In: Economics
In this assignment, you will study recessions using AD-AS model
1. Present two charts of an economy, one for the real GDP growth, and the other for inflation.
2. Highlight two periods of recessions.
3. Based on the price level data, discuss the causes of the recessions using AD-AS model.
4. Explain why AD/AS shifted at the time.
Sample HW:( This part is the sample of HW, you have to find another examples, numerical for the charts you have to find by you self).
Hong Kong quarterly real GDP growth (1992 - 2017)
Inflation in Hong Kong, (1991 to 2017)
Over 25 years, two significant recessions occurred, one started in 1998 and the other started in 2009.
According to the price level data, in 1998, there was deflation. We can conclude that the recession was caused by the decrease in AD. At that time, aggregated demand decreased because housing price plummeted, and the wealth of households dropped. Hence, consumption decreased and so the AD decreased.
According to the price level data, in 2009, there was slight deflation. We can conclude that the recession was caused by the decrease in AD. At that time, aggregated demand decreased because of the global financial crises, stock market tumbled and the wealth of households dropped. Hence, consumption decreased and so the AD decreased.
US: Real gross domestic product is defined as an inflation-adjusted measure that reflects the value of all goods and services produced in a given year, expressed in base-year prices. The U.S. GDP increased by 2.3 percent from the fourth quarter of 2017 to the first quarter of 2018. Annual inflation rate in the United States edged up to 2.5 percent in April 2018 from 2.4 percent in March. It is the highest rate since February 2017. Core inflation was flat at 2.1 percent. Inflation Rate in the United States averaged 3.27 percent from 1914 until 2018.

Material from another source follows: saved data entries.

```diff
@@ -600,6 +718,17 @@
 int launch_ens_pipe(wbx_ctx* ctx, const wbx_s1_plan* plan, S1Args& a) {
   const int64_t grid = plan->nkey * plan->nchunk;
   WBX_REQUIRE(grid < (int64_t)1 << 31, "grid too large (%lld blocks)", (long long)grid);
+  if constexpr (!FLAT && ALGO == WBX_ENS_SORT) {
+    const bool one_row = (a.D == 1 && a.nchunk == 1) || (a.dchunk == 1 && a.nchunk == a.D);
+    const int64_t tail = 2 * (int64_t)ctx->num_cus * 4 * ENS_PIPE_WAVES;
+    const int64_t npair = one_row && a.nx % 64 == 32 && grid > tail ? (grid - tail) / 2 : 0;
+    if (npair > 0) {
+      hipLaunchKernelGGL((ens_pipe_kernel<MP, EXACT, ALGO, false, true>), dim3((unsigned)(grid - npair)), dim3(64), 0, ctx->stream,
+                         a, (int)npair);
+      WBX_HIP(hipGetLastError());
+      return 0;
+    }
+  }
   hipLaunchKernelGGL((ens_pipe_kernel<MP, EXACT, ALGO, FLAT>), dim3((unsigned)grid), dim3(64), 0, ctx->stream, a,
                      FLAT ? plan->plane_rows : 0);
   WBX_HIP(hipGetLastError());
```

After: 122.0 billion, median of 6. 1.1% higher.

INDIA: The Gross Domestic Product in India expanded 7.2 % in Dec 2017, following a growth of 6.5 % in the previous quarter.The annualised inflation rate in India was 3.78% as of August 2015.
A recession is a business cycle contraction which results in a general slowdown in economic activity. It generally occur when there is a widespread drop in spending. A recession historically has been defined as two consecutive quarters of decline in GDP, the combined value of all the goods and services produced in any country. It differs from the gross national product (GNP), in that it does not include the value of goods and services produced in a country.
The Roosevelt Recession: (May 1937 - June 1938) - Duration 13 months, GDP decline - 3.4, Unemployment rate - 19.1%
In the Great Depression, GDP fell by 27% (the deepest after demobilization is the recession beginning in December 2007, during which GDP has fallen 5.1% as of the second quarter of 2009) and unemployment rate reached 10% .
The recession of 1937–1938 was an economic downturn that occurred during the Great Depression in the US. By the spring of 1937, production, profits, and wages had regained their 1929 levels. Unemployment remained high, but it was slightly lower than the 25% rate seen in 1933. The individuals were not prepared to increase their spending during recession, whereas with fiscal policy government could provide the needed increased spending by decreasing taxes. Aggregate demand management is government's attempt to control the aggregate level of spending in the economy.
During the great depression of 2007, the rate of inflation declined from 3.8% in 2008 to –0.4% in 2009. The recession was caused due to decrease in the AD.